Depends. If you intend to show results that could be referenced by a hard link that the user may share (such as search results or blog entries), then pagination is better. Transactions (like bank statements) or lists of lots of similar looking data are better suited for infinite scroll.
If you aiming for performance, it depends on how much data you need to request and if you can shunt or lazy load the data.
Recently implemented pagination for the skeleton of a large meteor/angular application that will target both mobile and web. I'll likely split it and have infinite scrolling on the mobile interface and keep the current pagination on the web version. Fortunately Meteor makes this rather easy.
As someone who's often struggled to find a piece of content because the only link to it was about ten pages down a list that you can only add more items to via infinite scroll... I'd say pagination is usually the better options. At least with pagination, you can think 'okay, then it's page 10 that has the article I want'. You can then just click on page number 10.
If it's infinite scroll, you either have to manually mess around with the URL (best case scenario) or just scroll through everything again (common worst case scenario).
This is also while you should probably (at least in my opinion) have some form of page number, as well as a clear and somewhat quick to modify URL scheme (like page/10 instead of date=01/01/1990&before_date=01/02/1992&cat=test&session=123456789 etc).

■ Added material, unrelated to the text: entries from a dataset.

@@ -402,7 +432,8 @@
 
 template <int R, int THREADS, int MINB, int PMODE, bool POT = false>
 int launch_direct(b200_ctx* ctx, const DirectSources& src, const float4* targets, size_t n_targets,
-                  float eps, float box, float* acc3, const int* mass_diff, cudaStream_t st) {
+                  float eps, float box, float* acc3, const int* mass_diff, cudaStream_t st,
+                  const MutualParams* mutual = nullptr) {
     constexpr int BLOCK_I = THREADS * R;
     auto kern_g = direct_kernel<R, THREADS, MINB, PMODE, false, POT>;
     auto kern_u = direct_kernel<R, THREADS, MINB, PMODE, true, POT>;
@@ -432,10 +463,10 @@
     B200_TRY(ctx->partials.reserve((size_t)(G + T) * 3 * BLOCK_I * sizeof(double)));
     if (ctx->timing) B200_CUDA(cudaEventRecord(ctx->ev0, st));
     kern_g<<<(unsigned)G, THREADS, smem, st>>>(src, targets, (long long)n_targets, eps * eps, box,
-                                               ctx->partials.as<double>(), U, NT, mass_diff);
+                                               ctx->partials.as<double>(), U, NT, mass_diff, mutual);
     if (mass_diff)
         kern_u<<<(unsigned)G, THREADS, smem, st>>>(src, targets, (long long)n_targets, eps * eps, box,
-                                                   ctx->partials.as<double>(), U, NT, mass_diff);
+                                                   ctx->partials.as<double>(), U, NT, mass_diff, mutual);
     if (ctx->timing) B200_CUDA(cudaEventRecord(ctx->ev1, st));
     B200_CUDA(cudaGetLastError());
     const int fb = 256;
@@ -447,13 +478,336 @@
         const double sxy = PMODE == PMODE_FIXED_XY ? (double)box / 4294967296.0 : 1.0;
         direct_finalize_kernel<<<(unsigned)((n_targets + fb - 1) / fb), fb, 0, st>>>(
             ctx->partials.as<double>(), acc3, (long long)n_targets, BLOCK_I, U, NT, (int)G, mass_diff,
-            src.tiles[0], sxy);
+            src.tiles[0], sxy, mutual);
     }
     B200_CUDA(cudaGetLastError());
     ctx->launches += mass_diff ? 3 : 2;
     return B200_OK;
 }
 
+__global__ void mutual_decide_kernel(const DirectStats* __restrict__ stats, const int* __restrict__ mass_diff,
+                                     long long n, float eps2, MutualParams* __restrict__ out) {
+    const unsigned* k = stats->key;
+    double l2 = 0.0;
+    for (int c = 0; c < 3; ++c) {
+        const double d = (double)key_float(k[c]) - (double)key_float(~k[4 + c]);
+        l2 += d * d;
+    }
+    const bool unit = (*mass_diff == 0);
+    const double mmax = unit ? 1.0 : (double)key_float(k[3]);
+    const double mmin = unit ? 1.0 : (double)key_float(~k[7]);
+    const double bound = (double)n * mmax * 0.38490018 / (double)eps2 * (1.0 + 1.0 / 256);
+    int e = 0;
+    frexp(bound, &e);
+    const double q = ldexp(1.0, e - 62);
+    const double floor_sum = (double)n * mmin / (3.0 * l2);
+    MutualParams p;
+    p.use = (k[0] != 0u && isfinite(l2) && bound > 0.0 && isfinite(bound) && e - 62 > -120 && e - 62 < 100 &&
+             q <= ldexp(floor_sum, -30)) ? 1 : 0;
+    p.q = q;
+    p.inv_q = (float)ldexp(1.0, 62 - e);
+    *out = p;
+}
+
+__device__ __forceinline__ long long to_fixed(float v, float inv_q, bool& bad) {
+    bad |= !(fabsf(v) <= 3.0e38f);
+    return __float2ll_rn(v * inv_q);
+}
+
+template <int R, int THREADS, int MINB, bool UNIT>
+__global__ void __launch_bounds__(THREADS, MINB)
+direct_mutual_kernel(const float* __restrict__ tiles, long long n, int n_tiles, int n_rows, long long n_units,
+                     float eps2, const int* __restrict__ mass_diff, const MutualParams* __restrict__ mp,
+                     unsigned long long* __restrict__ acc , int* __restrict__ nan_flag ) {
+    if (!mp->use || (*mass_diff == 0) != UNIT) return;
+    constexpr int BLOCK_I = THREADS * R;
+    constexpr int TPB = BLOCK_I / TILE_J;
+    constexpr int WARPS = THREADS / 32;
+    static_assert(BLOCK_I % TILE_J == 0 && THREADS % 32 == 0 && TILE_J % 64 == 0, "tile geometry");
+    extern __shared__ __align__(128) unsigned char smem_raw[];
+    float* stage_buf = reinterpret_cast<float*>(smem_raw);
+    uint64_t* full = reinterpret_cast<uint64_t*>(smem_raw + STAGES * TILE_BYTES);
+    long long* isum = reinterpret_cast<long long*>(smem_raw + STAGES * TILE_BYTES + 64);
+    float* jw = reinterpret_cast<float*>(isum + 3 * R * THREADS);
+
+    const int tid = threadIdx.x, lane = tid & 31, warp = tid >> 5;
+    const long long G = gridDim.x, c = blockIdx.x;
+    const long long u0 = (c * n_units) / G, u1 = ((c + 1) * n_units) / G;
+    if (u0 >= u1) return;
+    const long long my_units = u1 - u0;
+    const float inv_q = mp->inv_q;
+
+    auto row_start = [&](long long I) { return I * n_tiles - (long long)TPB * I * (I - 1) / 2; };
+    long long lo = 0, hi = n_rows - 1;
+    while (lo < hi) {
+        const long long mid = (lo + hi + 1) / 2;
+        if (row_start(mid) <= u0) lo = mid; else hi = mid - 1;
+    }
+    long long I = lo;
+    int t = (int)(TPB * I + (u0 - row_start(I)));
+
+    if (tid == 0) {
+#pragma unroll
+        for (int s = 0; s < STAGES; ++s) mbar_init(&full[s], 1);
+        asm volatile("fence.mbarrier_init.release.cluster;" ::: "memory");
+    }
+    __syncthreads();
+    long long I_issue = I;
+    int t_issue = t;
+    auto advance = [&](long long& row, int& tile) { if (++tile == n_tiles) { ++row; tile = (int)(TPB * row); } };
+    if (tid == 0) {
+        for (int k = 0; k < STAGES - 1 && k < my_units; ++k) {
+            mbar_expect_tx(&full[k], TILE_BYTES);
+            tma_load_1d(stage_buf + k * TILE_FLOATS, tiles + (size_t)t_issue * TILE_FLOATS, TILE_BYTES, &full[k]);
+            advance(I_issue, t_issue);
+        }
+    }
+
+    const u64 eps2_2 = pk(eps2, eps2);
+    u64 nxi[R], nyi[R], nzi[R];
+    [[maybe_unused]] u64 mi[R];
+    unsigned ibad = 0;
+    auto load_targets = [&](long long blk) {
+#pragma unroll
+        for (int r = 0; r < R; ++r) {
+            const int o = r * THREADS + tid;
+            const long long tile = blk * TPB + o / TILE_J;
+            float x = FAR_AWAY, y = FAR_AWAY, z = FAR_AWAY, m = 0.f;
+            if (tile < n_tiles) {
+                const float* p = tiles + (size_t)tile * TILE_FLOATS + o % TILE_J;
+                x = p[0]; y = p[TILE_J]; z = p[2 * TILE_J]; m = p[3 * TILE_J];
+            }
+            nxi[r] = pk(-x, -x);
+            nyi[r] = pk(-y, -y);
+            nzi[r] = pk(-z, -z);
+            if constexpr (!UNIT) mi[r] = pk(m, m);
+            isum[(0 * R + r) * THREADS + tid] = 0;
+            isum[(1 * R + r) * THREADS + tid] = 0;
+            isum[(2 * R + r) * THREADS + tid] = 0;
+        }
+        ibad = 0;
+    };
+    load_targets(I);
+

Pagination on screen sucks, but is sometimes better than badly implemented scrolling. This being said, scrolling should be the default option, because it's much more natural and usable on screen. One should only fallback for pagination for very big content masses (long historical archive etc) and still keep the page size big enough (scrolling inside page is not bad thing).
Good scroll implementation uses lazy-loading content (if needed) and placeholder elements to keep page height always correct (assuming the height is reasonable), so that scrollbar works as intented as visual indicator about position. So called "infinite scrolling" where you have to first scroll to end, then wait for spinner for more content, is typically bad ux.
Wait! Give them better names. "Older" and "Newer" can be helpful on blogs and such, when it's not clear whether "next" means "more recent" or "deeper into the archive."